The first hint you get is when you notice this paper was published in a physics journal, not a great sign. Then you actually start reading, and you see they declare LDA as "state of the art". And when you actually read what they propose it is a bunch of standard text techniques which actually work quite well with LDA.
So what they actually showed is that taking vanilla algorithms out of the box without even the most basic data processing under-performs compared to superior data processing attached to a simpler algorithm. Which anyone which did any sort of text processing or any other kind of data managling already new.

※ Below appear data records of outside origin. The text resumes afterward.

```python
def load(name):
    if name in _cache:
        return _cache[name]
    path = os.path.join(LIB_DIR, os.environ.get('SDOD_LIBSDOD', name) if name == 'libsdod.so' else name)
    if not os.path.exists(path):
        raise ImportError(
            f'{path} not found: build the MI355X extension first '
            f'(python -c "import __graft_entry__ as g; g.build()" or make -C stable-diffusion-on-device_amd). '
            f'There is no CPU fallback for the HIP path.')
    lib = ctypes.CDLL(path, mode=ctypes.RTLD_GLOBAL)
    _cache[name] = lib
    return lib


class SdodError(RuntimeError):
    def __init__(self, code, msg):
# ... 105 lines not shown
        'sdod_ddim_inpaint_step': (c_int, [ctypes.POINTER(DdimInpaintStepArgs), P]),
        'sdod_mask_to_latent_f32': (c_int, [P, P, c_int, c_int, c_int, c_int, P]),
        'sdod_image_composite_u8': (c_int, [P, P, P, P, c_int, c_size_t, c_float, c_float, c_int, P]),
        'sdod_nchw_f32_to_nhwc_f16': (c_int, [P, P, c_int, c_int, c_int, c_float, P]),
        'sdod_nhwc_f16_to_nchw_f32': (c_int, [P, P, c_int, c_int, c_int, P]),
        'sdod_latent_prep_f16': (c_int, [P, P, P, P, c_int, c_int, c_int, c_float, P]),
        'sdod_embedding_f16': (c_int, [P, P, P, P, c_int, c_int, c_int, P]),
        'sdod_timestep_features_f16': (c_int, [P, P, c_int, c_int, P]),
        'sdod_stage_unet_inputs': (c_int, [P, P, c_size_t, c_int, P, P, c_size_t, c_int, P]),
        'sdod_randn_f32': (c_int, [P, P, c_size_t, ctypes.c_uint64, ctypes.c_uint64, P]),
        'sdod_cfg_combine': (c_int, [P, P, c_int, c_int, c_int, c_float, c_int, c_int, P]),
        'sdod_dpm_update': (c_int, [P, P, P, c_size_t, c_int, c_float, c_float, c_float, c_float, c_float, P]),
        'sdod_ddim_step_f32': (c_int, [P, P, c_size_t, c_float, c_float, c_float, c_float, P]),
        'sdod_lincomb4_f32': (c_int, [P, P, P, P, P, c_float, c_float, c_float, c_float, c_float, c_size_t, P]),
        'sdod_image_to_u8': (c_int, [P, P, c_size_t, c_float, c_float, c_int, P]),
        'sdod_hip_last_error': (c_char_p, []),
        'sdod_hip_device_info': (c_int, [ctypes.POINTER(c_int), ctypes.POINTER(c_size_t), c_char_p, c_int]),
    }
    for name, (res, args) in sig.items():
        fn = getattr(lib, name)
        fn.restype = res
        fn.argtypes = args


HIP_SYMBOLS = [
    'sdod_gemm_f16', 'sdod_gemm_fixup', 'sdod_gemm_fixup_counters', 'sdod_gemm_workspace_bytes', 'sdod_gemm_plan', 'sdod_gemm_halo_ok', 'sdod_gemm_panel_ok', 'sdod_gemm_xcd_panels', 'sdod_gemm_num_tiles', 'sdod_gemm_tile_shape', 'sdod_gemm_tile_info', 'sdod_gemm_time', 'sdod_gemm_time_cold', 'sdod_group_norm_workspace_bytes', 'sdod_group_norm_layout', 'sdod_group_norm_status', 'sdod_group_norm_clear_error', 'sdod_l2_prefetch', 'sdod_group_norm_launches', 'sdod_group_norm_path', 'sdod_group_norm_nhwc', 'sdod_group_norm_nchw', 'sdod_group_norm_nchw_workspace_bytes', 'sdod_gemm_reduce_info', 'sdod_group_norm_reduce_ok', 'sdod_group_norm_reduce_nhwc',
    'sdod_layer_norm_f16', 'sdod_ln_fold_f16', 'sdod_compose_linear_f16', 'sdod_attention_f16', 'sdod_xattn_fold_f16', 'sdod_softmax_rows_f16', 'sdod_geglu_f16', 'sdod_act_f16',
    'sdod_add_f16', 'sdod_concat_channels_f16', 'sdod_im2col3x3_small_f16', 'sdod_latent_im2col_f16', 'sdod_conv_in_f16', 'sdod_image_conv_in_f16', 'sdod_conv_in_cat_f16', 'sdod_masked_image_conv_in_f16', 'sdod_inpaint_cond_f32', 'sdod_encode_latent_f32', 'sdod_plms_update', 'sdod_dpm_step', 'sdod_ddim_inpaint_step', 'sdod_mask_to_latent_f32', 'sdod_image_composite_u8', 'sdod_nchw_f32_to_nhwc_f16',
    'sdod_nhwc_f16_to_nchw_f32', 'sdod_latent_prep_f16', 'sdod_embedding_f16', 'sdod_timestep_features_f16', 'sdod_cfg_combine', 'sdod_stage_unet_inputs', 'sdod_randn_f32',
    'sdod_dpm_update', 'sdod_ddim_step_f32', 'sdod_lincomb4_f32', 'sdod_image_to_u8', 'sdod_hip_last_error',
    'sdod_hip_device_info',
]


def check(code):
    if code != 0:
        msg = hip().sdod_hip_last_error()
        raise SdodError(code, msg.decode() if msg else 'unknown error')
```

stable-diffusion-on-device_amd/sdod/amd/engine.py:

```python
import contextlib
import ctypes

import numpy as np
import torch

from . import _lib
from ._lib import check

UNET, VAE_DECODER, TEXT_ENCODER, TEMB, VAE_ENCODER, VAE_ENCODER_MASKED = 0, 1, 2, 3, 4, 5


class ModelConfig(ctypes.Structure):
    _fields_ = [(n, ctypes.c_int) for n in (
        'latent_channels', 'latent_h', 'latent_w', 'model_channels', 'context_dim', 'context_len', 'num_heads',
        'head_dim', 'vocab_size', 'text_layers', 'text_heads', 'vae_channels', 'linear_proj', 'text_arch', 'weight_quant',
        'concat_channels')]


ENGINE_SYMBOLS = [
    'sdod_model_config_sd14', 'sdod_model_config_sd21', 'sdod_graph_create', 'sdod_graph_destroy', 'sdod_graph_num_params', 'sdod_graph_param_info',
    'sdod_graph_set_param', 'sdod_graph_param_device', 'sdod_graph_load_file', 'sdod_graph_finalize', 'sdod_graph_io', 'sdod_graph_execute', 'sdod_graph_check',
    'sdod_graph_stats', 'sdod_graph_tune_info', 'sdod_graph_num_ops', 'sdod_graph_op_info', 'sdod_graph_op_detail', 'sdod_graph_profile',
]


def _engine():
    lib = _lib.hip()
    if not getattr(lib, '_sdod_engine_typed', False):
        P, I = ctypes.c_void_p, ctypes.c_int
        lib.sdod_model_config_sd14.argtypes = [ctypes.POINTER(ModelConfig)]
        lib.sdod_model_config_sd14.restype = None
        lib.sdod_model_config_sd21.argtypes = [ctypes.POINTER(ModelConfig)]
        lib.sdod_model_config_sd21.restype = None
        lib.sdod_graph_create.argtypes = [ctypes.POINTER(P), I, ctypes.POINTER(ModelConfig), I]
        lib.sdod_graph_destroy.argtypes = [P]
        lib.sdod_graph_num_params.argtypes = [P]
        lib.sdod_graph_param_info.argtypes = [P, I, ctypes.POINTER(ctypes.c_char_p), ctypes.POINTER(I), ctypes.POINTER(ctypes.c_int64)]
        lib.sdod_graph_set_param.argtypes = [P, ctypes.c_char_p, P, I, ctypes.POINTER(ctypes.c_int64), I]
        lib.sdod_graph_load_file.argtypes = [P, ctypes.c_char_p, ctypes.c_char_p]
        lib.sdod_graph_param_device.argtypes = [P, ctypes.c_char_p, ctypes.POINTER(P), ctypes.POINTER(ctypes.c_size_t)]
        lib.sdod_graph_finalize.argtypes = [P]
        lib.sdod_graph_io.argtypes = [P, I, I, ctypes.POINTER(P), ctypes.POINTER(ctypes.c_size_t)]
        lib.sdod_graph_execute.argtypes = [P, P, I]
        lib.sdod_graph_check.argtypes = [P]
        lib.sdod_graph_stats.argtypes = [P, ctypes.POINTER(ctypes.c_size_t), ctypes.POINTER(ctypes.c_size_t), ctypes.POINTER(I),
                                         ctypes.POINTER(ctypes.c_double)]
        lib.sdod_graph_tune_info.argtypes = [P, ctypes.POINTER(I), ctypes.POINTER(I), ctypes.c_char_p, I]
        lib.sdod_graph_num_ops.argtypes = [P]
        lib.sdod_graph_op_info.argtypes = [P, I, ctypes.POINTER(ctypes.c_char_p), ctypes.POINTER(ctypes.c_double), ctypes.POINTER(ctypes.c_double)]
        lib.sdod_graph_profile.argtypes = [P, P, I, P, I]
        lib.sdod_graph_op_detail.argtypes = [P, I, ctypes.POINTER(ctypes.c_char_p)]
        lib._sdod_engine_typed = True
    return lib


def sd14_config(latent_h=64, latent_w=64, concat_channels=0):
# ... 69 lines not shown
        check(self._lib.sdod_graph_param_device(self._h, name.encode(), ctypes.byref(p), ctypes.byref(n)))
        return device_view(p.value, (n.value // torch.empty((), dtype=dtype).element_size(),), dtype, self.device)

    def load_state_dict(self, sd, prefix=''):
        with torch.cuda.device(self.device):
            for name, _ in self.param_table():
                key = prefix + name
                if key not in sd:
                    raise KeyError(f'missing parameter {key}')
                self.set_param(name, sd[key])

    def load_file(self, path, prefix=''):
        with self._on_device():
            check(self._lib.sdod_graph_load_file(self._h, path.encode(), prefix.encode()))

    def finalize(self):
        with torch.cuda.device(self.device):
            check(self._lib.sdod_graph_finalize(self._h))
        self.finalized = True
        return self

    def _io(self, is_out, idx):
        p = ctypes.c_void_p(); n = ctypes.c_size_t()
        check(self._lib.sdod_graph_io(self._h, 1 if is_out else 0, idx, ctypes.byref(p), ctypes.byref(n)))
        return p.value, n.value

    def io_tensor(self, is_out, idx, shape, dtype):
        ptr, nbytes = self._io(is_out, idx)
        numel = int(np.prod(shape))
        assert numel * torch.empty((), dtype=dtype).element_size() == nbytes, (shape, dtype, nbytes)
# ... 123 lines not shown
```

stable-diffusion-on-device_amd/sdod/amd/pipeline.py:

```python
import numpy as np
import torch

from . import engine as E
from . import ops
from .host import DpmSolver
from .samplers import PLMS_ORDERS, PlmsSchedule


class Txt2Img:
    inpaint_unet = False
    _cond_staged = False
    encoder = None
    masked_encoder = None
    _traj = None

    def __init__(self, state_dicts=None, models_dir=None, images_per_gpu=1, latent_hw=64, device='cuda:0', use_hip_graph=True,
                 tokenizer=None, with_text_encoder=True, model='sd14', with_vae=True, cfg_split=False, weight_quant=None,
                 with_vae_encoder=False, inpaint_unet=False):
        self.device = torch.device(device)
        torch.cuda.set_device(self.device)
        self.n = images_per_gpu
        self.model = model
        self.v_prediction = model == 'sd21'
        self.cfg = E.sd21_config(latent_hw, latent_hw) if model == 'sd21' else E.sd14_config(latent_hw, latent_hw)
# ... 8 lines not shown
        self._pair = None
        if self.cfg_split:
            import torch.distributed as dist
            if not (dist.is_available() and dist.is_initialized() and dist.get_world_size() % 2 == 0):
                raise RuntimeError('cfg_split needs torch.distributed initialised with an even world size')
            rank = dist.get_rank()
            self._half = rank % 2
            for a in range(0, dist.get_world_size(), 2):
                grp = dist.new_group([a, a + 1])
                if a == rank - self._half:
                    self._pair = grp
            self._pair_staged = dist.get_backend() == 'gloo'
        self.use_hip_graph = use_hip_graph
        self.tokenizer = tokenizer
        self.unet = E.UNet(self.cfg, self.n if cfg_split else 2 * self.n, device)
        self.vae = E.VaeDecoder(self.cfg, 1, device) if with_vae else None
        self.text = E.TextEncoder(self.cfg, 2, device) if with_text_encoder else None
        self.encoder = E.VaeEncoder(self.cfg, 1, device) if with_vae_encoder else None
        self.masked_encoder = E.MaskedVaeEncoder(self.cfg, 1, device) if self.inpaint_unet else None
        self._temb_graphs = {}
        self._sd = state_dicts
        self._dir = models_dir
        for g, key, stem in ((self.unet, 'unet', 'unet'), (self.vae, 'vae', 'vae_decoder'), (self.text, 'text', 'text_encoder'),
                             (self.encoder, 'vae_enc', 'vae_encoder'), (self.masked_encoder, 'vae_enc', 'vae_encoder')):
            if g is None:
                continue
            self._load(g, key, stem)
            g.finalize()
        self._temb_cache = {}
        self._ctx_fresh = True
# ... 451 lines not shown
```

Baseline: 10.82 images/s.

## Share cond/uncond computation in first UNet res block and self-attention prefix

Adds a paired-batch mode to the UNet graph. In the first input block, the res block and the transformer's group norm, proj_in, self-attention and out projection run only on half the batch, because the cond and uncond rows see the same latent and timestep. The results are then copied to the other half with a new pair_broadcast kernel. This removes duplicated work at the highest-resolution level, at the cost of an extra copy kernel. It relies on both CFG halves having identical inputs up to the cross-attention. The mode is on by default and can be turned off with an environment variable; a group-norm grid threshold also becomes an environment override.

```diff
diff --git a/include/sdod_engine.h b/include/sdod_engine.h
--- a/include/sdod_engine.h
+++ b/include/sdod_engine.h
@@ -46,6 +46,7 @@
 SDOD_API int sdod_graph_param_device(void* graph, const char* name, void** device_ptr, size_t* bytes);
 SDOD_API int sdod_graph_load_file(void* graph, const char* path, const char* prefix);
 SDOD_API int sdod_graph_finalize(void* graph);
+SDOD_API int sdod_graph_set_paired_batch(void* graph, int on);
 SDOD_API int sdod_graph_io(void* graph, int is_output, int index, void** device_ptr, size_t* bytes);
 enum sdod_exec_flags { SDOD_EXEC_HIP_GRAPH = 1, SDOD_EXEC_STATIC_UNCHANGED = 2 };
 SDOD_API int sdod_graph_execute(void* graph, void* stream, int flags);
diff --git a/include/sdod_hip.h b/include/sdod_hip.h
--- a/include/sdod_hip.h
+++ b/include/sdod_hip.h
@@ -219,6 +219,8 @@
 
 SDOD_API int sdod_l2_prefetch(const void* ptr, size_t bytes, void* stream);
 
+SDOD_API int sdod_pair_broadcast(const void* src0, void* dst0, size_t bytes0, const void* src1, void* dst1, size_t bytes1, void* stream);
+
 #ifdef __cplusplus
 }
 #endif
diff --git a/stable-diffusion-on-device_amd/csrc/elementwise.hip b/stable-diffusion-on-device_amd/csrc/elementwise.hip
--- a/stable-diffusion-on-device_amd/csrc/elementwise.hip
+++ b/stable-diffusion-on-device_amd/csrc/elementwise.hip
@@ -971,6 +971,28 @@
 }
 
 namespace {
+__global__ __launch_bounds__(256) void pair_broadcast_kernel(const u32x4* __restrict__ s0, u32x4* __restrict__ d0, size_t n0,
+                                                             const u32x4* __restrict__ s1, u32x4* __restrict__ d1, size_t n1) {
+    GRID_STRIDE(i, n0 + n1) {
+        if (i < n0) d0[i] = s0[i];
+        else d1[i - n0] = s1[i - n0];
+    }
+}
+}
+
+extern "C" int sdod_pair_broadcast(const void* src0, void* dst0, size_t bytes0, const void* src1, void* dst1, size_t bytes1, void* stream) {
+    SDOD_TRY
+    SDOD_REQUIRE(src0 && dst0 && bytes0 > 0 && bytes0 % 16 == 0 && (((uintptr_t)src0 | (uintptr_t)dst0) & 15) == 0,
+                 "first pair: non-null 16-byte aligned pointers and a positive multiple of 16 bytes");
+    SDOD_REQUIRE(bytes1 == 0 || (src1 && dst1 && bytes1 % 16 == 0 && (((uintptr_t)src1 | (uintptr_t)dst1) & 15) == 0),
+                 "second pair: 16-byte aligned pointers and a multiple of 16 bytes (or 0 bytes)");
+    LAUNCH(pair_broadcast_kernel, (bytes0 + bytes1) / 16, stream, (const u32x4*)src0, (u32x4*)dst0, bytes0 / 16, (const u32x4*)src1, (u32x4*)dst1,
+           bytes1 / 16);
+    return 0;
+    SDOD_CATCH
+}
+
+namespace {
 __global__ __launch_bounds__(256) void l2_prefetch_kernel(const unsigned* __restrict__ p, size_t lines, unsigned* sink) {
     unsigned acc = 0;
     const size_t stride = (size_t)gridDim.x * blockDim.x;
diff --git a/stable-diffusion-on-device_amd/csrc/engine.h b/stable-diffusion-on-device_amd/csrc/engine.h
--- a/stable-diffusion-on-device_amd/csrc/engine.h
+++ b/stable-diffusion-on-device_amd/csrc/engine.h
@@ -68,6 +68,7 @@
     void set_param(const std::string& name, const void* data, int dtype, const int64_t* shape, int ndim);
     void load_file(const std::string& path, const std::string& prefix);
     void finalize();
+    void set_paired_batch(bool on);
     void execute(hipStream_t st, bool use_hip_graph, bool skip_static = false);
     void check_health() const;
     IoSlot io(bool output, int index) const;
@@ -80,6 +81,7 @@
     int batch_;
     Mode mode_ = DECLARE;
     bool finalized_ = false;
+    bool paired_ = false;
 
     std::vector<Param> params_;
     std::unordered_map<std::string, int> pindex_;
@@ -199,7 +201,8 @@
     void attention(const f16* q, const f16* k, const f16* v, f16* out, int B, int heads, int lq, int lk, int d, int ldq,
                    int ldk, int ldv, int ldo, bool causal);
 
-    Act res_block(const std::string& pfx, const Act& x, const Act* x2, int cout, const f16* emb_all, int emb_ld, int& emb_off);
+    Act res_block(const std::string& pfx, const Act& x, const Act* x2, int cout, const f16* emb_all, int emb_ld, int& emb_off,
+                  f16* out = nullptr);
     std::vector<Op>& sink() { return to_static_ ? static_ops_ : ops_; }
     struct PendingReduce {
         bool active = false;
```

That's a great question. Do you think 80% accuracy is good enough for medical use? If you're a doctor facing an unfamiliar situation, and your data says treatment X helped 40% of patients it was tried on, treatment Y helped 35% of them, and all other treatments (Z, W, etc.) helped no more than 30%, but you know the data might only be 80% accurate, what treatment do you choose? Are those ratios even meaningful in the presence of so many errors?
Consider the case where the patient's condition is critical, and you don't have time for additional evaluation. Is X always the best choice? What if your specialty makes you better than average at treatment Y? Maybe that 20% inaccuracy works in favor of the doctor who has the right experience.
It could it be used for ill, too. What if you know you'll get paid more by the insurance company for all the extra tests required to do treatment Y? You could justify part of your decision based on the uncertainty of the data.
In the end, historical data is just one factor out of many that goes into each of these decisions. Inaccurate data may lead to suboptimal decisions, so it can't be the only factor.
Great strawman, but your strawman happens to actually be a nuclear powered, armor plated tank...with sharks and laser beams!!! Turns out way back in the 60's, when they started to think about what problems computers could one day solve, they listed many: beat world champion at chess, drive cars, etc...one of them was medical diagnosis. It took decades longer than thought to solve the ones they have been able to solve with one exception: medical diagnosis. By the early 80s we had "expert systems" that were more accurate than human doctors at medical diagnosis (especially 24 hrs in to a 36 hr shift). The AMA and insurance companies have basically blocked this tech for decades despite overwhelming evidence that they were killing people by doing so. Today we have started to slowly role out this type of tech for things like drug interaction but not yet for medical diagnosis. Ironic huh?
"Those that start by burning books, will end by burning men."
In the latter it's PCA/SVD and it's used to reduce the dimensionality (compact) of large numbers of variables eg a linear approximation is almost as good as accounting for all the variables individually.
The problem in both text analysis and climate (or any other) models is that PCA/LDA/etc. are linear, and the data they are applied to are generally nonlinear.
The latter means that the solution space has many (infinite?) number of sub optimal solutions.
That in turn means PCA/LDA/etc. return a linear approximation to one of those solutions, and those solutions can be very different.
So, yeah, there is a margin of error. And yeah, the reasons for that error varies. No surprise, because text understanding (and the climate) are hugely complex and nonlinear problems.
BUT at least maybe more people will become aware that models are pretty much flawed ... so don't base legal or public policy on them.
"Consensus" in science is _always_ a political construct.